Stored dataset items
^^^^^^^^
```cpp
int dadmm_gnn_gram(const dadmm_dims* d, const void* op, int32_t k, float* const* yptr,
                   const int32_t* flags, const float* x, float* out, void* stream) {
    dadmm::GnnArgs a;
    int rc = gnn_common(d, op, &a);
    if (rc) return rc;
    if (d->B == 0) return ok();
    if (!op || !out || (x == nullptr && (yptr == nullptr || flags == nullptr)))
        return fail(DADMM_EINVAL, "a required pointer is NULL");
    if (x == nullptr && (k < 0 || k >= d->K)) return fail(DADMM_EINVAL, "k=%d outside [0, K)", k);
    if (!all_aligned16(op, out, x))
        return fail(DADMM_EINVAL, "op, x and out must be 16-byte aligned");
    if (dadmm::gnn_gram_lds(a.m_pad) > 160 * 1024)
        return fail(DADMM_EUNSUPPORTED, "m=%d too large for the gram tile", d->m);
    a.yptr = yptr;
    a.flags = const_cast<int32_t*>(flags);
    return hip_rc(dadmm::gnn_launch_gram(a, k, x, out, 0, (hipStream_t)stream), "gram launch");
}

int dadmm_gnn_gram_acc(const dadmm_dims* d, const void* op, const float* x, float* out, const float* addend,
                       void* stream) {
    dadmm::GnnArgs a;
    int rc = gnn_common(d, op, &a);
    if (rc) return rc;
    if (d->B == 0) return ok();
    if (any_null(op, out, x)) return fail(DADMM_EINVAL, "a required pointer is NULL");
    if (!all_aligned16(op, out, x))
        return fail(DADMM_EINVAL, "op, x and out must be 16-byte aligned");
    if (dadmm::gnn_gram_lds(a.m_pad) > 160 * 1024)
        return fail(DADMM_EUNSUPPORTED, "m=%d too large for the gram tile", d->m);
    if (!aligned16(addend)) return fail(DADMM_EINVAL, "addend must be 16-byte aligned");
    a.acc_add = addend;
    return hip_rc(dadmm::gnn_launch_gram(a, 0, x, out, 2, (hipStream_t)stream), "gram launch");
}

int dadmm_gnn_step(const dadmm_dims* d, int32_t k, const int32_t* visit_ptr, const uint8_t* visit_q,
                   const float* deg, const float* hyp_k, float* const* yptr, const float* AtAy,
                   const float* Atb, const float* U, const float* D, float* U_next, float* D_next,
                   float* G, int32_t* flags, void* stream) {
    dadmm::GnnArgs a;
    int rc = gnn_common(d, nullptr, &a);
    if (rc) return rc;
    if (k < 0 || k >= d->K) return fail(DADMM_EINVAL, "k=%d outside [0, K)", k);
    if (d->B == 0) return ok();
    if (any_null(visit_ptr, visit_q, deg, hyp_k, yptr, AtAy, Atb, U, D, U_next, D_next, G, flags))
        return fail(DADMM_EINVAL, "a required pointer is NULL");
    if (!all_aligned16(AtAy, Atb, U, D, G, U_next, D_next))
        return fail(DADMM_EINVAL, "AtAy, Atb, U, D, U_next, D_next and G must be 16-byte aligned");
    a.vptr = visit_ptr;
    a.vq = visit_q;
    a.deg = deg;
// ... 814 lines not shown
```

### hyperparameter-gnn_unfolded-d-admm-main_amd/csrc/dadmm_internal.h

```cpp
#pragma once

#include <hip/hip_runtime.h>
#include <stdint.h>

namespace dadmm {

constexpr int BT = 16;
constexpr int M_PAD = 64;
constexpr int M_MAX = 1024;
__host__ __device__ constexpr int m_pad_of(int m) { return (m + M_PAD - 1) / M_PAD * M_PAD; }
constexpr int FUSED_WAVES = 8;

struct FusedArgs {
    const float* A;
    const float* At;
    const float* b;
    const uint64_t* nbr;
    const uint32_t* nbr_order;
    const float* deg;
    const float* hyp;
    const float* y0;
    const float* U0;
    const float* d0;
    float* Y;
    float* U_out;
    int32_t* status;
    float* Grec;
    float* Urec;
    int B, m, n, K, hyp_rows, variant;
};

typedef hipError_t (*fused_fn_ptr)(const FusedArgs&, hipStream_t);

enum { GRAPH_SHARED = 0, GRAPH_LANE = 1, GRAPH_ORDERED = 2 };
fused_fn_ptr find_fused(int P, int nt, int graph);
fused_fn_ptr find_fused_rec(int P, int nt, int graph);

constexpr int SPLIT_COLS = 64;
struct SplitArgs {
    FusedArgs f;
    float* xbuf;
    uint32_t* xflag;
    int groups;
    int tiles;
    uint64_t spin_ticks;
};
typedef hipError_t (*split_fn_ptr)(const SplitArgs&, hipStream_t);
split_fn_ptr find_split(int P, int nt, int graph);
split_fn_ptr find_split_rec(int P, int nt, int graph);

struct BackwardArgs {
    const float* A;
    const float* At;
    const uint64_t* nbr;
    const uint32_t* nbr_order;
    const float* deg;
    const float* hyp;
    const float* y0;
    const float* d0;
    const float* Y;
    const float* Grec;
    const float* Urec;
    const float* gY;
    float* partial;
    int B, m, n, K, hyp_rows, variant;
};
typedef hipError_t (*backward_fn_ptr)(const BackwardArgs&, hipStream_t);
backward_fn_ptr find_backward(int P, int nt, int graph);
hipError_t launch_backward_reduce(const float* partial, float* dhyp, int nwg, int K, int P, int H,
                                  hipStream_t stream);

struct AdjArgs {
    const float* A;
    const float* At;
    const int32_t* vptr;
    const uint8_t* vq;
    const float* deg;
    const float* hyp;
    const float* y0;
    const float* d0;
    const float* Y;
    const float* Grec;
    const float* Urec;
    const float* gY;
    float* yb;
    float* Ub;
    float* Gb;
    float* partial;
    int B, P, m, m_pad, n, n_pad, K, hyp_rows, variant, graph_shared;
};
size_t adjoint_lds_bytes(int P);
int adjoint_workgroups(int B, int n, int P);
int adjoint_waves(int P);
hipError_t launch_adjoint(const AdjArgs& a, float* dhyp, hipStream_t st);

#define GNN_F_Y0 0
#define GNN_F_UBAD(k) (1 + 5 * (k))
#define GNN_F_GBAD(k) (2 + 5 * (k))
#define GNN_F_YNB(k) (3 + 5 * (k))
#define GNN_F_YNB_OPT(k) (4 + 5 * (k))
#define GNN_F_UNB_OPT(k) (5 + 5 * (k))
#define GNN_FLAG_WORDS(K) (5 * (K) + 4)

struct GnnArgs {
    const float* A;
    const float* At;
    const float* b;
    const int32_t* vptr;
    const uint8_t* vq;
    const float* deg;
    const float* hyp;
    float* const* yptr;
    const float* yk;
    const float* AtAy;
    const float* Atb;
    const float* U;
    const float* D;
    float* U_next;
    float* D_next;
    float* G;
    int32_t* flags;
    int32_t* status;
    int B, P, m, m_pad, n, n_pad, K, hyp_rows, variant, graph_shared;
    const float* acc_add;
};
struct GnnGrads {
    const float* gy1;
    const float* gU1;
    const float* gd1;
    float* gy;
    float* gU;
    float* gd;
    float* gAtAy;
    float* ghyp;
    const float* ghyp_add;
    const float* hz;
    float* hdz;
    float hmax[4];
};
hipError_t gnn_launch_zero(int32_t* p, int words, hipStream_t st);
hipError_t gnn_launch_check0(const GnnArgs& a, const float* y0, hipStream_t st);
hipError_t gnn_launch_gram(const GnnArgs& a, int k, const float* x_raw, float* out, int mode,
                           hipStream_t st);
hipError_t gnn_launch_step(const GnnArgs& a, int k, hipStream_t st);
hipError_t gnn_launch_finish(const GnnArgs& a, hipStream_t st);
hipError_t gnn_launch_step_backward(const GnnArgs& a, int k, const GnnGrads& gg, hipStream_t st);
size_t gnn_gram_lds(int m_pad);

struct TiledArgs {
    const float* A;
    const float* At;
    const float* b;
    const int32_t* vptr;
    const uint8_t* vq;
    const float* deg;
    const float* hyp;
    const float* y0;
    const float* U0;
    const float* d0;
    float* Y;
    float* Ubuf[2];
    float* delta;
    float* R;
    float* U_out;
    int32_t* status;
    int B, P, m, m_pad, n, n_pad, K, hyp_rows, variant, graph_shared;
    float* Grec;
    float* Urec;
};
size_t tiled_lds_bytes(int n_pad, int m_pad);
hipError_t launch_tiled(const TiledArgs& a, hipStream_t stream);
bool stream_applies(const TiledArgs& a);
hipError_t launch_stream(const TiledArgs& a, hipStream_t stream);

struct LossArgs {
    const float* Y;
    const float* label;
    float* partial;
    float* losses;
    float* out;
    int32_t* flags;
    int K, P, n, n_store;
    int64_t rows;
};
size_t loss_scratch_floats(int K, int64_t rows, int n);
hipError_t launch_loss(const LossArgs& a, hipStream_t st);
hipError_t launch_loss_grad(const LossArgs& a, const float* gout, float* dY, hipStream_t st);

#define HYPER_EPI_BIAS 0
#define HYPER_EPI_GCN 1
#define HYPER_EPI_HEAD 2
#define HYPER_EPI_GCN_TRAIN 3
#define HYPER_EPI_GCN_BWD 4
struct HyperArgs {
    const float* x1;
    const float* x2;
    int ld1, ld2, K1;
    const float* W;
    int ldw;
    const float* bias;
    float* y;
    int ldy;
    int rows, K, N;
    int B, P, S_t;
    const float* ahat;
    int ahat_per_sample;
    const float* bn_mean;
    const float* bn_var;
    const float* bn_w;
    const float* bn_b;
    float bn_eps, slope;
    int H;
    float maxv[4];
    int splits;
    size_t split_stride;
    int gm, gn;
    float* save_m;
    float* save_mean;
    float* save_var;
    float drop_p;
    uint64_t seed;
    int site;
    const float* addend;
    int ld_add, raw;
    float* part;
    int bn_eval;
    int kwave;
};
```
^^^^^^^^
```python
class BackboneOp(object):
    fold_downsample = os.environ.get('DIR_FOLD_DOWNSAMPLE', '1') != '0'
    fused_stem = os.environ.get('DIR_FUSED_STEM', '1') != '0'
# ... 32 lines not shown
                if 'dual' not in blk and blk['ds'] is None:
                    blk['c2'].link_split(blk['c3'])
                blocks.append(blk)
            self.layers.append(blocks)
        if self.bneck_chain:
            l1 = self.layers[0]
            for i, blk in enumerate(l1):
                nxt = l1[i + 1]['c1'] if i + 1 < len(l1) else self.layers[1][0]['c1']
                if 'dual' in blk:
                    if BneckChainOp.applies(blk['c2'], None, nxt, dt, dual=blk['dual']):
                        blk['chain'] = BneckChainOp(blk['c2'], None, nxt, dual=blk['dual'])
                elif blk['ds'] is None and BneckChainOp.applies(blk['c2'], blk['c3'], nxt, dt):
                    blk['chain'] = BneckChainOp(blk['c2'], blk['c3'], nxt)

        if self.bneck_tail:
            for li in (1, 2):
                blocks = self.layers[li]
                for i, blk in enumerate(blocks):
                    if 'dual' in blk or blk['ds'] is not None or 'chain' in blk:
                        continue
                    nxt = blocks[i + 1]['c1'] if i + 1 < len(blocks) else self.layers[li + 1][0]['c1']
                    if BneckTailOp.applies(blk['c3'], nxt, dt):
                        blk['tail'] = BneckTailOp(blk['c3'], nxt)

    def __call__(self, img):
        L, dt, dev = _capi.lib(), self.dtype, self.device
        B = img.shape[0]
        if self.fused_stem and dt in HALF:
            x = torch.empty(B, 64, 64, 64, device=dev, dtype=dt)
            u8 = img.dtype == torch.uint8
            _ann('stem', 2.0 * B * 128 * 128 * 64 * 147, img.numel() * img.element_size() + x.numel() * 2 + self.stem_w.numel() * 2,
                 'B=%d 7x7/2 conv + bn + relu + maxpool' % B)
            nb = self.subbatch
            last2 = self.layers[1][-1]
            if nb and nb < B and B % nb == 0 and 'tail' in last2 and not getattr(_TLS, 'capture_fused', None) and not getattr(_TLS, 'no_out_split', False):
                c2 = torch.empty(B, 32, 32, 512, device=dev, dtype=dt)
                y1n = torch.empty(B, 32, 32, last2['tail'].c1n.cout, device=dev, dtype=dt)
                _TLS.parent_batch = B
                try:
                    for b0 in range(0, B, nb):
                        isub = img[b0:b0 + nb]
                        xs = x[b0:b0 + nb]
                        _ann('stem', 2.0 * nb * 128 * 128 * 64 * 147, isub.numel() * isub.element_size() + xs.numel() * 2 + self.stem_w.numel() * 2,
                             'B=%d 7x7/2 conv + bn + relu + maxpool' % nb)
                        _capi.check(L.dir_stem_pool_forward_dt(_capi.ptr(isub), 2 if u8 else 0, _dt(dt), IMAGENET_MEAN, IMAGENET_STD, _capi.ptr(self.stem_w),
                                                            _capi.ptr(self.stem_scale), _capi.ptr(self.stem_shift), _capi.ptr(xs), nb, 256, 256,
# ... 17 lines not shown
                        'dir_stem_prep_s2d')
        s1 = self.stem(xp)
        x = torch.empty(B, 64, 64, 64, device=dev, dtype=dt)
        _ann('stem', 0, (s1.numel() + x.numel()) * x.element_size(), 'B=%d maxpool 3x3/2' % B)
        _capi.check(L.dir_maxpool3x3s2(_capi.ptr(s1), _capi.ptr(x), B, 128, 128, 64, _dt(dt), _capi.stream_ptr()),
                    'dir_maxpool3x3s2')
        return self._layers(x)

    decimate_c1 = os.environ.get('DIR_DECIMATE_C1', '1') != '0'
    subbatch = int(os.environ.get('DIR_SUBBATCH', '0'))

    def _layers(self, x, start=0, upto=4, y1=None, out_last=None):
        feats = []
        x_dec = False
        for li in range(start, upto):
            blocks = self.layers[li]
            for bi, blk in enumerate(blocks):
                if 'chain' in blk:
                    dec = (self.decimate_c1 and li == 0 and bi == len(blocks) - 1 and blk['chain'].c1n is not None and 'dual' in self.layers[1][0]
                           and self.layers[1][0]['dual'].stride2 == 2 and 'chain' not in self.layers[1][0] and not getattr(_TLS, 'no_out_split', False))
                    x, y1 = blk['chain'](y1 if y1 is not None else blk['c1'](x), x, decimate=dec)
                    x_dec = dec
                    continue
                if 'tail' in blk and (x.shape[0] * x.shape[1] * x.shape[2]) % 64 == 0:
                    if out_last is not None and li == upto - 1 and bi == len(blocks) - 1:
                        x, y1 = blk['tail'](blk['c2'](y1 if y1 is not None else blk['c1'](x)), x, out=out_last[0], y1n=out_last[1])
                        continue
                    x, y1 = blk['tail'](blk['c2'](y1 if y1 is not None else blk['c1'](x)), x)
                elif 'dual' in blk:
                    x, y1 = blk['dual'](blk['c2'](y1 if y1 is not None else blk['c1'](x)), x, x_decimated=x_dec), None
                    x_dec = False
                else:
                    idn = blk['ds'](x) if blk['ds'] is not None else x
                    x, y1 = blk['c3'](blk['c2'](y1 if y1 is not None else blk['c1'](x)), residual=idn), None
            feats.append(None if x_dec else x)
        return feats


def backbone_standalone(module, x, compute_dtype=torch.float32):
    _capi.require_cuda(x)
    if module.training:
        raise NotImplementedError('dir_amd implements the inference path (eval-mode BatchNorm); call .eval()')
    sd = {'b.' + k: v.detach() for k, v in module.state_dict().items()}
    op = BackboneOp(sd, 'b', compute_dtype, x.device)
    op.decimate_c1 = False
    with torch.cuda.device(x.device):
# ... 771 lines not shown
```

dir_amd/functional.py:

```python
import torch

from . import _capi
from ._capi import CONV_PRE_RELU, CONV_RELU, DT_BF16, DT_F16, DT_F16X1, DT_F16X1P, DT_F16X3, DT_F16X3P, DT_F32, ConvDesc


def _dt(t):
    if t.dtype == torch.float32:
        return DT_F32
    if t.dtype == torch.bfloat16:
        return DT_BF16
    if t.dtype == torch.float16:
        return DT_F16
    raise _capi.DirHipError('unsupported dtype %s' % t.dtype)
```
^^^^^^^^
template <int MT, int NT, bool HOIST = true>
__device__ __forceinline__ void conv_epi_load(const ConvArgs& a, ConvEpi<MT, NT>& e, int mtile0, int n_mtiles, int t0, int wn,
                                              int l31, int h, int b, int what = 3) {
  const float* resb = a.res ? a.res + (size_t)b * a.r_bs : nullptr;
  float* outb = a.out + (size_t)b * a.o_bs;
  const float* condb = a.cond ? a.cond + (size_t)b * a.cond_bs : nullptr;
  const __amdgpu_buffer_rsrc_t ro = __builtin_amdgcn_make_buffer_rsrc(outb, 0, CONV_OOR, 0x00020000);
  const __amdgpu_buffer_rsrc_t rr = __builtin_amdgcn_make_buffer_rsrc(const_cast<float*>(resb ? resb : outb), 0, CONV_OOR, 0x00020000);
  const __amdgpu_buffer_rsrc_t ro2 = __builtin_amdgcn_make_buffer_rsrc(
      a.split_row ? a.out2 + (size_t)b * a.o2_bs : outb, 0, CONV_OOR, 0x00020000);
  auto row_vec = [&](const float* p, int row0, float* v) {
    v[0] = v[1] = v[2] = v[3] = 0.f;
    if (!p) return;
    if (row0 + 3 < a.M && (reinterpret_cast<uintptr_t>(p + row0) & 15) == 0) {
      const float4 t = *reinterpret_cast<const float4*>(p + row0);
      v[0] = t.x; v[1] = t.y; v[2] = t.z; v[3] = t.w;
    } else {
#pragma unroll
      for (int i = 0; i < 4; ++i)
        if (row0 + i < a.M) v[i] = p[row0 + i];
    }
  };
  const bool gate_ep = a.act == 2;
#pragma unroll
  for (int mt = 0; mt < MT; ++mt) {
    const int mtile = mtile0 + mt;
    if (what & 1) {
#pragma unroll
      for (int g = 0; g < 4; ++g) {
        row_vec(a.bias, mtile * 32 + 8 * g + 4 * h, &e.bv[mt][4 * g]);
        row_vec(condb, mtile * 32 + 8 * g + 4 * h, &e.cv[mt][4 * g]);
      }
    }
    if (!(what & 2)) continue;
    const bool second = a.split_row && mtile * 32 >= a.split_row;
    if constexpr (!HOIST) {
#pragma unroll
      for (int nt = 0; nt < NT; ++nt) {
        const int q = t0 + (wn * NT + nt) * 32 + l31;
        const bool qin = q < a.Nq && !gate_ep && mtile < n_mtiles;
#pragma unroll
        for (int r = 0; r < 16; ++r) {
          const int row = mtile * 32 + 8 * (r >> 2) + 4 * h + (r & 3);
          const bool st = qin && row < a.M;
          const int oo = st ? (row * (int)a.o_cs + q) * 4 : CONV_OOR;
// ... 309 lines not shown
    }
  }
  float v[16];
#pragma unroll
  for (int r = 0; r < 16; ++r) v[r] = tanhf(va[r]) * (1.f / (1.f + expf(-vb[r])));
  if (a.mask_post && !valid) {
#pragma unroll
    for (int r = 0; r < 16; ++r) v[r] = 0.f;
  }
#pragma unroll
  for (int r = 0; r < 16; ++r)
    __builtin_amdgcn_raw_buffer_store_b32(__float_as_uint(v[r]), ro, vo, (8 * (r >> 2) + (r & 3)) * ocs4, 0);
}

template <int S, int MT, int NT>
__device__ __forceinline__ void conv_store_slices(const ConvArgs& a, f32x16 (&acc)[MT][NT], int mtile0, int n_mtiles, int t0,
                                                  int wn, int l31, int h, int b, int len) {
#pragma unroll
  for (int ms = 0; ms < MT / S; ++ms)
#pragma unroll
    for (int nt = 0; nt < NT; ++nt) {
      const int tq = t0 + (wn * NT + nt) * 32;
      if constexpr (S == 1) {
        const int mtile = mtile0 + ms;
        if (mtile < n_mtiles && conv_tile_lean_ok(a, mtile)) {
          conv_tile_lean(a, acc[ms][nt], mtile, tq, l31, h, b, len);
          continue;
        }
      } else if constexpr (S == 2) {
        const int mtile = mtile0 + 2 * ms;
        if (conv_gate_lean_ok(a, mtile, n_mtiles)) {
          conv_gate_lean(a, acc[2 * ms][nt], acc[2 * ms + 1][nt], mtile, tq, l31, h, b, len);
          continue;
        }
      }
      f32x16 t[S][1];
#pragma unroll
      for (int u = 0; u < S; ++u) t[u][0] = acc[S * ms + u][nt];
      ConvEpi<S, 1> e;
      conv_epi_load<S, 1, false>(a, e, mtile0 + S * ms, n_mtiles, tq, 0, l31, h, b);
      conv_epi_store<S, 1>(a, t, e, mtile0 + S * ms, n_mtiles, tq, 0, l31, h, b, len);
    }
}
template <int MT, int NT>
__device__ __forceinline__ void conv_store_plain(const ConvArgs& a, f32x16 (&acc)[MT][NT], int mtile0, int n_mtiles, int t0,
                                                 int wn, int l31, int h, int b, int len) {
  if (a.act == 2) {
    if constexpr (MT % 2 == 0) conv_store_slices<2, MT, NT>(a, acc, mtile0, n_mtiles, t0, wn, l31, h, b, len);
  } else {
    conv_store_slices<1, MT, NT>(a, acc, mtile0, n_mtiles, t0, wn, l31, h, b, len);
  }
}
^^^^^^^^
Aim of the task: Copy every line above that holds the word "start".

Answer box:
    def _layers(self, x, start=0, upto=4, y1=None, out_last=None):
        for li in range(start, upto):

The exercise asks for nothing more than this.